UNICEF’s new analysis: ‘Protecting Children in Cyberconflicts’

UNICEF made a rapid analysis on the topic: Protecting Children in Cyberconflict. This article is highlighting three important questions made in the analysis.

In this rapid analysis, UNICEF made 5 important questions:
1. How are AI technologies and the use of cyber operations changing the nature of conflict?
2. Who are the actors in cyberconflict?
3. What types of risks do offensive cyber operations pose to children?
4. What legal and other provisions exist to protect children from harm caused by cyberconflict and where are the gaps?
5. What should organizations working for and with children do to strengthen protections in cyberconflict?
The ones we will focus on in this update are the last three questions. Firstly, it is important to focus on question number 3 – What types of risks do offensive cyber operations pose to children? As UNICEF experts highlighted the most important ones are:

  • Behavioral surveillance, profiling, and targeting of children during conflict operations.
  • Behavioral engineering as a potential pathway to child recruitment into and use by armed forces and non-state armed groups.
  • Information operations and their impact on children.
  • Health and biotech sectors.
  • Education sector (‘Large-scale, multi-vector attacks could increasingly infect myriad layers of schools’ digital systems…’).
  • Critical industrial control systems in urban environments.
  • Cyber threats to humanitarian datasets and services critical to child well-being and protection.

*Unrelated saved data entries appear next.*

@@ -78,6 +81,54 @@
 
 inline size_t plan_align16(size_t x) { return (x + 15) & ~(size_t)15; }
 
+#if defined(__HIPCC__)
+#define NM_PLAN_HD __host__ __device__ __forceinline__
+#else
+#define NM_PLAN_HD inline
+#endif
+
+struct PlanGrid { uint32_t n_segments, split_log2, pieces_per_run, j_big, fine_log2; };
+
+NM_PLAN_HD bool plan_block_piece(const PlanGrid &g, bool cf, uint32_t block, uint32_t *piece, uint32_t *sub, uint32_t *n_sub) {
+    const uint32_t x = cf ? 0u : block % 8, j = cf ? block : block / 8;
+    *sub = 0;
+    *n_sub = 1;
+    if (j < g.j_big) *piece = x * g.pieces_per_run + j;
+    else {
+        const uint32_t k = j - g.j_big;
+        *piece = x * g.pieces_per_run + g.j_big + (k >> g.fine_log2);
+        *sub = k & ((1u << g.fine_log2) - 1);
+        *n_sub = 1u << g.fine_log2;
+        if (g.j_big + (k >> g.fine_log2) >= g.pieces_per_run) return false;
+    }
+    return (*piece >> g.split_log2) < g.n_segments;
+}
+NM_PLAN_HD bool plan_cut_piece(const PlanGrid &g, uint32_t piece, uint32_t sub, uint32_t n_sub, uint32_t *first, uint32_t *count) {
+    if (g.split_log2) {
+        const uint32_t len = (*count + (1u << g.split_log2) - 1) >> g.split_log2;
+        const uint32_t at = (piece & ((1u << g.split_log2) - 1)) * len;
+        if (at >= *count) return false;
+        *first += at;
+        *count = len < *count - at ? len : *count - at;
+    }
+    if (n_sub > 1) {
+        const uint32_t len = (*count + n_sub - 1) / n_sub;
+        const uint32_t at = sub * len;
+        if (at >= *count) return false;
+        *first += at;
+        *count = len < *count - at ? len : *count - at;
+    }
+    return true;
+}
+inline bool plan_decode_block(const PlanGrid &g, bool cf, uint32_t block, const PlanU4 *segments, uint32_t *seg, uint32_t *first, uint32_t *count) {
+    uint32_t piece, sub, n_sub;
+    if (!plan_block_piece(g, cf, block, &piece, &sub, &n_sub)) return false;
+    *seg = piece >> g.split_log2;
+    *first = segments[*seg].x;
+    *count = segments[*seg].y;
+    return plan_cut_piece(g, piece, sub, n_sub, first, count);
+}
+
 inline int plan_fail(ScorePlan &p, int code, const char *fmt, ...) __attribute__((format(printf, 3, 4)));
 inline int plan_fail(ScorePlan &p, int code, const char *fmt, ...) {
     va_list ap;
@@ -113,6 +164,8 @@
     }
     return n;
 }
+
+inline bool plan_is_light(const ScorePlan &p) { return (uint64_t)p.n_prog <= 6ull * p.n_groups && !p.per_contig; }
 
 inline int plan_classify(ScorePlan &p, const ScoreRequest &rq, const PlanFacts &f, uint32_t *bucket, uint8_t *bin_active) {
     const uint32_t n_bins = f.n_bins;
@@ -155,6 +208,9 @@
             if (rq.row_offset[k + 1] - rq.row_offset[k] != f.bin_ncontigs[rq.bin[k]])
                 return plan_fail(p, NM_EINVAL, "candidate %u: %llu output rows for a bin of %u resident contigs", k,
                                  (unsigned long long)(rq.row_offset[k + 1] - rq.row_offset[k]), f.bin_ncontigs[rq.bin[k]]);
+    const char *pack_env = getenv("NM_SCORE_PACK_TAILS");
+    const int which = pack_env && atoi(pack_env) == 0 ? 0 : 1;
+    size_t list_segs = 0;
     for (uint32_t b = 0; b < n_bins; ++b) {
         uint32_t groups = 0;
         for (uint32_t i = 0; i < p.n_active; ++i) groups += bucket[(size_t)p.active[i] * n_bins + b + 1] > 0;
@@ -163,7 +219,11 @@
         bin_active[b] = 1;
         p.n_active_bins += 1;
         p.n_active_segs += (f.bin_nchunks[b] + f.seg_chunks - 1) / f.seg_chunks;
-    }
+        if (f.list_len[which]) list_segs += (f.list_len[which][b] + f.seg_chunks - 1) / f.seg_chunks;
+    }
+    p.use_list = f.list_len[which] && !p.per_contig && !(plan_is_light(p) && !f.opt_no_cf);
+    p.pack = p.use_list && which == 1;
+    if (p.use_list) p.n_active_segs = list_segs;
     return NM_OK;
 }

Question number 4 focuses on – What legal and other provisions exist to protect children from harm caused by cyberconflict and where are the gaps?
UNICEF notes that attributing responsibility for child rights violations while protecting sensitive information from digital manipulation and theft is crucial. ‘Many analysts would argue that the combination of IHL, international criminal law, human rights law, and child rights law are adequate to address the emerging issues posed by cyberconflict and the technology it involves. Nevertheless, several key challenges persist.’

Question number 5 – What should organizations working for and with children do to strengthen protection in cyberconflict?
It is necessary to engage with normative policy development processes. UNICEF sees OEWG (Open-Ended Working Group) as an important platform for dialogue for States to develop norms to strengthen children’s rights protection from cyber attacks. It is important to further strengthen understanding of the potential risks to children of cyberconflict as well. What also is an obligation of States is the reinforcement of normative and legal frameworks to strengthen child protection during cyberconflict and translating them into action. The last two that were mentioned were the strengthening of monitoring and investigation mechanisms and defining corporate responsibility in cyberconflict.